Investigation of Structural Behavior of Piles in Liquefiable Cohesionless Soils

Abstract

Piled foundation design and behaviour under static and dynamic loading (wave motion, earthquake, wind, vibration loadings of machinery) conditions are study subjects that are focus of interest recently in the geotechnical engineering applications. Liquefaction can be described as strength and stiffness loss of a loose, saturated non-cohesive soil under undrained cyclic loading as a result of increasing pore water pressures which reduce effective stress. Large deformations and lateral flow occurring in the layers of liquefied soil during earthquake could lead to strength and stiffness lose which may result with pile buckling and considerably increased earthquake damage on the superstructure. Predicting the bearing capacity and the deformation shape of the piled foundations during the earthquake is essential for the economy and the structural safety of the design. In this study model pile tests are conducted in uniform sandy soil and pile structural capacity is investigated under the effects of relative density and degree of saturation of surrounding soil, and pile embedment depth.

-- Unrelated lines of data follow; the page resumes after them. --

# sebrahimi1988/dss-ml-at-scale

Hardware: NVIDIA H100
Metric: series fitted+forecast/sec (higher is better)
Workload: dtype f32

## Files before the change

dss-ml-at-scale_b200/csrc/fit_tc.cu:

```cuda
#include "mmf_internal.cuh"
#include "sm90_ptx.cuh"

namespace mmf {
namespace {

using namespace sm90;

constexpr int TILE_M = 128;
constexpr int KC = 32;
constexpr int NGROUPS = 2;
constexpr int FOLD_CHUNKS = 18;
constexpr int MAX_PRED = 64;
constexpr int BULK_MAX_PRED = 28;
constexpr int Y_STAGE_BYTES = TILE_M * KC * 4;
constexpr int AT_STAGE_BYTES = 2 * P * KC * 4;
constexpr int THREADS = 416;
constexpr int TILE_RING = 4;
constexpr int WARP_EPI0 = 8, WARP_PROD = 12;

template <int STAGES, int OBUF, bool SE = false>
struct SmemLayoutT {
  static constexpr int y = 0;
  static constexpr int at = y + STAGES * Y_STAGE_BYTES;
  static constexpr int apred = at + STAGES * AT_STAGE_BYTES;
  static constexpr int ostage = apred + MAX_PRED * P * 4;
  static constexpr int acc = ostage + OBUF * TILE_M * BULK_MAX_PRED * 4;
  static constexpr int nm = acc + 2 * NGROUPS * TILE_M * P * 4;
  static constexpr int cc = nm + 2 * NGROUPS * TILE_M * 2;
  static constexpr int tiles = cc + 2 * TILE_M * 4;
  static constexpr int bars = tiles + TILE_RING * 4;
  static constexpr int n_bars = 2 * STAGES + 6 + 2 * TILE_RING;
  static constexpr int ss = bars + n_bars * 8;
  static constexpr int sfac = ss + (SE ? 2 * NGROUPS * TILE_M * 8 : 0);
  static constexpr int total = sfac + (SE ? MAX_PRED * 4 : 0);
  static_assert(total + 1024 <= 232448, "exceeds the 227 KB of shared memory a CTA can opt into");
};

__device__ __forceinline__ float dot16(const float* __restrict__ arow, const float (&g)[P], float s) {
  const float4* ap = reinterpret_cast<const float4*>(arow);
  const float4 a0 = ap[0], a1 = ap[1], a2 = ap[2], a3 = ap[3];
  s = fmaf(a0.x, g[0], s);  s = fmaf(a0.y, g[1], s);  s = fmaf(a0.z, g[2], s);  s = fmaf(a0.w, g[3], s);
  s = fmaf(a1.x, g[4], s);  s = fmaf(a1.y, g[5], s);  s = fmaf(a1.z, g[6], s);  s = fmaf(a1.w, g[7], s);
  s = fmaf(a2.x, g[8], s);  s = fmaf(a2.y, g[9], s);  s = fmaf(a2.z, g[10], s); s = fmaf(a2.w, g[11], s);
  s = fmaf(a3.x, g[12], s); s = fmaf(a3.y, g[13], s); s = fmaf(a3.z, g[14], s); s = fmaf(a3.w, g[15], s);
  return s;
}

__device__ __forceinline__ bool is_finite_bits(float x) { return (__float_as_uint(x) & 0x7f800000u) != 0x7f800000u; }

__device__ __forceinline__ float centring_constant(const float4& a, const float4& b, int t_fit) {
  const float v[8] = {a.x, a.y, a.z, a.w, b.x, b.y, b.z, b.w};
  float c = t_fit > 7 ? v[7] : __int_as_float(0x7fc00000);
#pragma unroll
  for (int i = 6; i >= 0; --i) c = (i < t_fit && is_finite_bits(v[i])) ? v[i] : c;
  return c;
}

__device__ __forceinline__ void bt_write_moments(const BtArgs& bt, int k, int grp, int64_t n, const TileRec& tr, int frow0,
                                                 int t4, const float (&acc)[2][P], bool folded, const float* sacc) {
#pragma unroll
  for (int h = 0; h < 2; ++h)
#pragma unroll
    for (int j = 0; j < 2; ++j) {
      const int rt = 64 * h + frow0 + 8 * j;
      if (rt >= tr.nrows) continue;
      float* __restrict__ dst = bt.mom + (((int64_t)k * 2 + grp) * n + tr.row0 + rt) * P + 2 * t4;
#pragma unroll
      for (int i = 0; i < 2; ++i) {
        const int q = 4 * i + 2 * j;
        float2 v = make_float2(acc[h][q] + acc[h][q + P / 2], acc[h][q + 1] + acc[h][q + 1 + P / 2]);
        if (folded) {
          const float2 o = *reinterpret_cast<const float2*>(sacc + rt * P + 8 * i + 2 * t4);
          v.x = o.x + v.x; v.y = o.y + v.y;
        }
        *reinterpret_cast<float2*>(dst + 8 * i) = v;
      }
    }
}

__device__ __forceinline__ float lds32(uint32_t addr) {
  float v;
  asm volatile("ld.shared.f32 %0, [%1];" : "=f"(v) : "r"(addr));
  return v;
}
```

Steel rods were used to represent the piles in the model tests. Sand soil was placed in a cylindirical tank at different thicknesses to provide for different pile embedment depths. Soils were compacted at four different compaction level to provide relative densities in the range of 45-80%. Static incremental load has been applied on the upper plate of the pile system in the tests. While the increase in the relative density affects the structural capacity of the piles positively, surrounding soil being saturated has resulted with capacity losses. Experimental results show that there is a consistency between our experimental findings and literature about deformation shape and buckling length of piles in liquified soils.